Congenital-Onset DM1

Medical management

Babies born with congenital-onset DM1 have the most complex medical challenges seen in DM. Although the prognosis for these children has improved, the disease still has profound consequences and can be life-threatening, especially in the early months.

Breathing difficulties

The muscles needed for breathing are very weak in congenital-onset DM1, and a baby born with this disorder is likely to need a ventilator for an uncertain period of time. Respiratory involvement is the leading cause of death in the neonatal period. Need for support longer than four weeks usually indicates a poor prognosis for survival, and the mortality rate before the age of 18 months exceeds 25%.7 However, breathing muscles do generally become stronger over time.

Cognitive impairment

Cognitive impairment and intellectual disability are common in congenital-onset DM1, often requiring early intervention during the preschool years and special education later.

Feeding difficulties

Weakness in the muscles needed for sucking may impair a baby's ability to feed. Feeding difficulties are common during the first two years of life, and children with congenital DM1 are at increased risk for aspiration. Survivors usually are able to suck and swallow adequately for oral nutrition by 8 to 12 weeks of age. If the weakness is interfering with nutrition and hydration, a tube can be inserted either down the nose into the stomach (nasogastric tube) or directly into the stomach from outside (gastrostomy tube) until the muscles become strong enough for a child to eat and drink by mouth.

Muscle abnormalities

Babies with congenital-onset DM1 are born "floppy," with weak muscles and poor muscle tone. The medical term for this is hypotonia.

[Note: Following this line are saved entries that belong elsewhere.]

@@ -1062,7 +1062,7 @@
     a.wstream = e->d_arena + e->init_stream_off; a.nms_total = e->init_nms;
     a.game_w = e->dev<float>(e->game_w_off); a.game_b = e->dev<float>(e->game_b_off);
     if (!e->check(e->conv_any ? p3::launch_init_any(C, a, grid_for(e, npos, 1), s)
-                              : p3::launch_init(C, a, grid_for(e, npos, 1), s), "launch k_init")) return false;
+                              : p3::launch_init(C, a, e->n_cu, s), "launch k_init")) return false;
   }
 #ifdef P3_DIAG
   e->launch_index = 0;
diff --git a/p3achygo_amd/csrc/kernels.h b/p3achygo_amd/csrc/kernels.h
--- a/p3achygo_amd/csrc/kernels.h
+++ b/p3achygo_amd/csrc/kernels.h
@@ -135,7 +135,8 @@
 
 hipError_t launch_block(int C, int kind, int L, bool wg8, const BlockArgs& a, int n_cu, hipStream_t s);
 int block_macro_step_bytes(int C, bool wg8);
-hipError_t launch_init(int C, const InitArgs& a, int grid, hipStream_t s);
+constexpr int kInitPass = 64;
+hipError_t launch_init(int C, const InitArgs& a, int n_cu, hipStream_t s);
 hipError_t launch_conv1x1(int C, int which, const Conv1x1Args& a, int n_cu, hipStream_t s);
 hipError_t launch_bdense(int C, const BDenseArgs& a, int grid, hipStream_t s);
 hipError_t launch_lconv(int kw, int cin, int cout, const LConvArgs& a, int n_cu, hipStream_t s);
diff --git a/p3achygo_amd/csrc/kernels.hip b/p3achygo_amd/csrc/kernels.hip
--- a/p3achygo_amd/csrc/kernels.hip
+++ b/p3achygo_amd/csrc/kernels.hip
@@ -373,27 +373,48 @@
                        three = 1138, ladder = 1499, size = 1860;
 };
 
-template <int C, int CP = 128>
-__global__ void __launch_bounds__(kWG, 2) k_init(InitArgs a) {
+struct InitLds {
   using G = Geo<1, 16, 5>;
-  static_assert(C % CP == 0, "output passes");
+  static constexpr int kRecWords = FeatOff::size / 4, kRecBuf = kWG * 4;
+  static constexpr uint32_t ring = G::ACT_BYTES, bias = ring + ring_bytes(kInitPass), rec = bias + 384 * 4,
+                            bytes = rec + 2 * kRecBuf;
+  static_assert(FeatOff::size % 4 == 0 && kRecWords <= kWG, "one dword of the record per thread");
+  static_assert(2 * bytes <= 160 * 1024, "k_init: two workgroups per CU");
+};
+
+template <int C>
+__global__ void __launch_bounds__(kWG, 4) k_init(InitArgs a) {
+  using G = InitLds::G;
+  constexpr int CP = kInitPass;
+  static_assert(C % CP == 0 && C <= 384, "output passes");
   using T = Tiling<G, CP>;
   extern __shared__ __attribute__((aligned(16))) char smem[];
-  constexpr uint32_t kRingOff = G::ACT_BYTES;
   act_zero<G>(smem);
   Ring<T::RS> ring;
-  ring_init(ring, smem, a.wstream, a.nms_total, kRingOff);
+  ring_init(ring, smem, a.wstream, a.nms_total, InitLds::ring);
+  auto rec_fetch = [&](int pos, int buf) {
+    const int t = launder((int)threadIdx.x);
+    const int w = t < InitLds::kRecWords ? t : InitLds::kRecWords - 1;
+    const int wid = __builtin_amdgcn_readfirstlane(t >> 6);
+    __builtin_amdgcn_global_load_lds(
+        (const __attribute__((address_space(1))) void*)((const char*)a.feats + (size_t)pos * FeatOff::size + w * 4),
+        (__attribute__((address_space(3))) void*)(smem + InitLds::rec + buf * InitLds::kRecBuf + wid * 256), 4, 0, 0);
+  };
+  if ((int)blockIdx.x < a.npos) rec_fetch(blockIdx.x, 0);
+  ring_drain();
   lds_barrier();
-  const int lane = threadIdx.x & 63;
-  const int wid = __builtin_amdgcn_readfirstlane(threadIdx.x >> 6);
-  const int lg = wid / T::CG;
-  const int lr = lane & 31, h = lane >> 5;
-
-  for (int pos = blockIdx.x; pos < a.npos; pos += gridDim.x) {
-    const unsigned char* f = (const unsigned char*)a.feats + (size_t)pos * FeatOff::size;
+
+  int buf = 0;
+  for (int pos = blockIdx.x; pos < a.npos; pos += gridDim.x, buf ^= 1) {
+    const int tid = launder((int)threadIdx.x);
+    const unsigned char* f = (const unsigned char*)(smem + InitLds::rec + buf * InitLds::kRecBuf);
+    rec_fetch(pos + (int)gridDim.x < a.npos ? pos + (int)gridDim.x : pos, buf ^ 1);
     const int color = (signed char)f[FeatOff::color];
-    for (int loc = threadIdx.x; loc < kNLoc; loc += kWG) {
-      h8 lo = {0, 0, 0, 0, 0, 0, 0, 0}, hi = {0, 0, 0, 0, 0, 0, 0, 0};
+    static_assert(kNLoc <= kWG, "one thread per board point");
+    if (tid < kNLoc) {
+      const int loc = tid;
+      const float z = __builtin_bit_cast(float, launder(0));
+      h8 lo = __builtin_bit_cast(h8, f32x4{z, z, z, z}), hi = lo;
       auto our = [&](int off) {
         return (_Float16)((signed char)f[off + loc] == color ? 1.0f : 0.0f);
       };
@@ -425,38 +446,27 @@
     }
     gsv[7] = (color == 1 ? -1.0f : 1.0f) * (*(const float*)(f + FeatOff::komi)) / 15.0f;
 
-    float* bias_lds = (float*)(smem + kRingOff + ring_bytes(CP));
-    if (threadIdx.x < C) {
-      float b = a.game_b[threadIdx.x];
-#pragma unroll
-      for (int k = 0; k < 8; ++k) b += a.game_w[k * C + threadIdx.x] * gsv[k];
-      bias_lds[threadIdx.x] = b;
-    }
+    float* bias_lds = (float*)(smem + InitLds::bias);
+    if (tid < C) bias_lds[tid] = game_state_bias(a.game_w, a.game_b, C, tid, gsv);
 
 #pragma unroll 1
     for (int cp = 0; cp < C / CP; ++cp) {
       f32x16 acc[2][T::NT];
       acc_zero<G, CP>(acc);
-      conv_segment<G, CP, 5, 28>(ring, smem, acc);
+      conv_segment<G, CP, 5, 28, false, T::NT, 25>(ring, smem, acc);
+      static_assert(T::CG == 1, "acc_chan below");
+      const int hc = (launder((int)threadIdx.x & 63) >> 5) * 4;
 #pragma unroll
       for (int mt = 0; mt < 2; ++mt)
 #pragma unroll
         for (int g4 = 0; g4 < 4; ++g4) {
-          const int c = cp * CP + acc_chan<G, CP>(mt, g4);
-          const f32x4 bias = *(const f32x4*)(bias_lds + c);
-#pragma unroll
-          for (int j = 0; j < T::NT; ++j) {
-            const int t = lg + j * T::LG;
-            if (t >= G::NT_TOTAL) continue;
-            const int r = t * 32 + lr;
-            int loc;
-            if (!row_valid<G::S>(r, loc)) continue;
-            h4 o;
-#pragma unroll
-            for (int i = 0; i < 4; ++i) o[i] = (_Float16)(acc[mt][j][g4 * 4 + i] + bias[i]);
-            *(h4*)(a.x + ((size_t)pos * (C / 8) + (c >> 3)) * (kNLoc * 8) + loc * 8 + h * 4) = o;
-          }
-        }
+          const f32x4 bias = *(const f32x4*)(bias_lds + cp * CP + mt * 32 + g4 * 8 + hc);
+#pragma unroll
+          for (int j = 0; j < T::NT; ++j)
+#pragma unroll
+            for (int i = 0; i < 4; ++i) acc[mt][j][g4 * 4 + i] += bias[i];
+        }
+      epilogue_to_global<G, CP, false>(acc, a.x, C, pos, a.npos, cp * CP);
     }
     lds_barrier();
   }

Motor milestones, such as sitting, standing, and walking, are likely to be delayed but ultimately are achieved by most children. Muscle weakness in the feet may cause the feet to be fixed in a downward-pointing, inward-turning position. This condition is known as clubfoot, or talipes equinovarus. This condition may have to be treated by casting or surgery before a child can walk.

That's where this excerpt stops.